Yo creo que los nervios siempre van a estar ahí, lleves 7 meses en la magia, como que lleves 20 años!!

Pero lógicamente con el tiempo, con los exitos, la confianza va aumentando, con lo que los nervios van reduciendo, y te sientes mucho mas seguro en público, aunque esos nervios siempre van a estar ahí (en mayor o en menor medida)

A medida que va pasando la actuación, y el público te va premiando, con aplausos, besos por partes de la rubia de la derecha, números de telefonos y eso, los nervios hacen POOOFF (alomejor otro sonido) y se van!!

A mi me cuesta mas hacer juegos a los amigos (aunque gracias a dios, les gustan la magia) que a personas desconocidas, éstas normalmente te respetan mas (aunque hay ecepciones, por supuesto)

En definitiva,  los nervios son totalmente normales, con el tiempo se van "curando", aunque siempre van a estar ahí a principio de cada actuación, pero a medida que va pasando la actuación se irán (normalmente  :P ) eliminando


Un Saludo Feliz Añitooo, que viene cargadito de magia!

----------


## MANU_222

Holas bueno, la evrdad, yo creo que a todos no a pasado el tema de los nervios en una actuación, los nervios siempre van a estar allí ,aunque el efecto lo hayas practicado 200 veces, siempre hay algun miedo, lo que te recomiendo es que practiques frente a alguien de confianza, algún familiar o alguien y que te puedan decir si algo sale mal o que te vean del punto de vista de el espectador, o sino, en mi caso tengo alguien llegado mucho a la magia en mi familia, mi primo, el cada ves que yo estoy nervioso frente a un efecto sabiendo que me sale bien me pide que se lo haga y me dice desde el punto de vista de un espectador si se nota algo, muchas veces he tenido nervios, pero despues de 2 efectos que hayas hecho, empiezo con hacer gags, chistes y cosas asi, y me voy relajando y tranquiliso la situación, una ves, estaba haciendo un efecto en el que iba a adivinar la carta del espectador y me habia salido mal y cuando el espectador me pregunta: ¿y...cual es mi carta? yo le respondi, soy mago no adivinador.... con eso la gente se empeso a reir y el que quedo en ridiculo fue el espectador...
No fue el mejor momento que digamos pero fue lo 1ro que em salio, por suerte a favor jeje
espero que te haya servido mis consejos, mucha suerte y a calamar los nervios!
FELIZ Y PROSPERO AÑO NUEVO!
Un saludo magiko!

----------


## VANISH

yo realmente estoy de acuerdo con el mago alber ya que la experiencia te va quitando los nervios...

----------


## magotamarit

Bueno yo os cuento segun mi experiencia.

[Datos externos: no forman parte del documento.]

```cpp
int32_t carl_policy_set_floats(const carl_policy_t* policy_host) {
  if (policy_host == nullptr) return -1;
  return carl_host::policy_set_floats(policy_host);
}

int carl_rollout_policy(const carl_batch_t* batch, const carl_policy_t* policy_host, const carl_step_io_t* io,
                        int32_t n_steps, const carl_policy_summary_t* summary_out, void* stream) {
  const char* who = "carl_rollout_policy";
  carl_family_info_t fi;
  if (int e = carl_host::check_rollout_policy(who, batch, policy_host, io, n_steps, summary_out, &fi)) return e;
  if (batch->n_lanes == 0 || n_steps == 0) return carl_host::policy_rollout_without_steps(who, batch, summary_out, stream);
  return carl_host::with_classic_family(batch, [&](auto fam) {
    return launch_policy<decltype(fam)>(batch, policy_host, io, n_steps, summary_out, (hipStream_t)stream);
  });
}

int carl_evaluate_policy(const carl_batch_t* batch, const carl_policy_t* policy_host, int32_t n_episodes,
                         int32_t max_steps, const carl_policy_episodes_t* out, void* stream) {
  carl_family_info_t fi;
  if (int e = carl_host::check_evaluate_policy("carl_evaluate_policy", batch, policy_host, n_episodes, max_steps, out, &fi))
    return e;
  if (batch->n_lanes == 0) return 0;
  return carl_host::with_classic_family(batch, [&](auto fam) {
    return launch_episodes<decltype(fam)>(batch, policy_host, n_episodes, max_steps, out, (hipStream_t)stream);
  });
}

}
```

carl_amd/csrc/carl_policy_sample.hip:

```cpp
#include <hip/hip_runtime.h>

#include <cstdint>

#include "../../include/carl_amd.h"
#include "classic_control.hip.h"
#include "host_common.hpp"
#include "policy_host.hpp"
#include "policy_kernels.hip.h"

namespace {

using carl_host::check_launch;
using carl_host::fail;

int check_sampling(const char* who, const carl_policy_sampling_t* smp, const carl_family_info_t& fi, bool log_prob_ok) {
  if (smp == nullptr) return fail(CARL_ERR_INVALID_ARGUMENT, "%s: sampling is NULL", who);
  if (!fi.action_is_discrete && smp->log_std == nullptr)
    return fail(CARL_ERR_INVALID_ARGUMENT, "%s: a Box family needs sampling->log_std ([n_sets] on the device)", who);
  if (!log_prob_ok && smp->log_prob != nullptr)
    return fail(CARL_ERR_INVALID_ARGUMENT, "%s: sampling->log_prob is a transitions-mode output (io != NULL); this mode "
                "stores nothing per step", who);
  if ((reinterpret_cast<uintptr_t>(smp->log_prob) & 15) != 0)
    return fail(CARL_ERR_UNSUPPORTED, "%s: sampling->log_prob is not on a 16-byte boundary", who);
  return 0;
}

struct SampledKernel {
  void (*fn)(carl_batch_t, carl_step_io_t, carl_policy_t, int, carl_policy_summary_t, int, carl_policy_sampling_t);
  size_t lds;
};

template <class Fam, int H>
SampledKernel sampled_kernel(bool summary, bool logp) {
  using carl::policy_lds_bytes;
  if (summary) return {carl::policy_rollout_sampled_kernel<Fam, H, true, false>, policy_lds_bytes<Fam, H, true>()};
  if (logp) return {carl::policy_rollout_sampled_kernel<Fam, H, false, true>, policy_lds_bytes<Fam, H, false, true>()};
  return {carl::policy_rollout_sampled_kernel<Fam, H, false, false>, policy_lds_bytes<Fam, H, false>()};
}

template <class Fam>
int launch_sampled(const carl_batch_t* b, const carl_policy_t* p, const carl_policy_sampling_t* smp,
                   const carl_step_io_t* io, int n_steps, const carl_policy_summary_t* sum, hipStream_t s) {
  const bool summary = io == nullptr, logp = smp->log_prob != nullptr;
  const int H = carl_host::policy_padded_hidden(p);
  const SampledKernel k = H == 0 ? sampled_kernel<Fam, 0>(summary, logp) : H == 32 ? sampled_kernel<Fam, 32>(summary, logp)
                                                                          : sampled_kernel<Fam, 64>(summary, logp);
  static_assert(carl::policy_lds_bytes<Fam, 64, false, true>() + carl::static_lds_bytes<Fam>() <= carl::kCuLdsBytes,
                "the sampled rollout's LDS (the log_prob column included) does not fit a compute unit");
  if (int e = carl_host::ensure_dynamic_lds(reinterpret_cast<const void*>(k.fn), k.lds, "carl_rollout_policy_sampled"))
    return e;
  carl_step_io_t io_r{};
  if (!summary) {
    io_r = *io;
    io_r.row_pitch = io->row_pitch > 0 ? io->row_pitch : b->n_lanes;
  }
  const carl_policy_summary_t sum_r = sum != nullptr ? *sum : carl_policy_summary_t{nullptr, nullptr, nullptr};
  const int grid = (b->n_lanes + carl::kPolicyLanes - 1) / carl::kPolicyLanes;
  const int threads = summary ? carl::kPolicyThreadsSummary : carl::kPolicyThreadsTransitions;
  hipLaunchKernelGGL(k.fn, dim3(grid), dim3(threads), k.lds, s, *b, io_r, *p, carl_host::policy_set_floats(p), sum_r,
                     n_steps, *smp);
  return check_launch("carl_rollout_policy_sampled");
}

struct SampledEpisodesKernel {
  void (*fn)(carl_batch_t, carl_policy_t, int, carl_policy_episodes_t, int, int, carl_policy_sampling_t);
  size_t lds;
};

template <class Fam, int H>
SampledEpisodesKernel sampled_episodes_kernel() {
  return {carl::policy_episodes_sampled_kernel<Fam, H>, carl::policy_lds_bytes<Fam, H, true>()};
}

template <class Fam>
int launch_sampled_episodes(const carl_batch_t* b, const carl_policy_t* p, const carl_policy_sampling_t* smp,
                            int n_episodes, int max_steps, const carl_policy_episodes_t* out, hipStream_t s) {
  const int H = carl_host::policy_padded_hidden(p);
  const SampledEpisodesKernel k = H == 0 ? sampled_episodes_kernel<Fam, 0>() : H == 32 ? sampled_episodes_kernel<Fam, 32>()
                                                                              : sampled_episodes_kernel<Fam, 64>();
  if (int e = carl_host::ensure_dynamic_lds(reinterpret_cast<const void*>(k.fn), k.lds, "carl_evaluate_policy_sampled"))
    return e;
  const int grid = (b->n_lanes + carl::kPolicyLanes - 1) / carl::kPolicyLanes;
  hipLaunchKernelGGL(k.fn, dim3(grid), dim3(carl::kPolicyThreadsSummary), k.lds, s, *b, *p,
                     carl_host::policy_set_floats(p), *out, n_episodes, max_steps, *smp);
  return check_launch("carl_evaluate_policy_sampled");
}

}

extern "C" {
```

Tengo 19 años y llevo 7 años actuando. Al principio lo pasaba muy muy mal.

Con el tiempo me di cuenta que lo que me traia nervios era el no saber con que tipo de publico me iba a encontrar y el no haber trabajado antes en ese local.

Actualmente trabajo mucho semanalmente en un mismo sitio de fijo y voy muy muy tranquilo. ¿ Por que ? Pues por que tras muchas actuaciones llega un momento que la costumbre supera a los nervios.Conozo el local, el tipo de gente, y sobre todo se que el dueño esta muy contento, es decir, que quien pone la pascta esta muy satisfecho antes de que actues cosa que te da mucha tranquilidad.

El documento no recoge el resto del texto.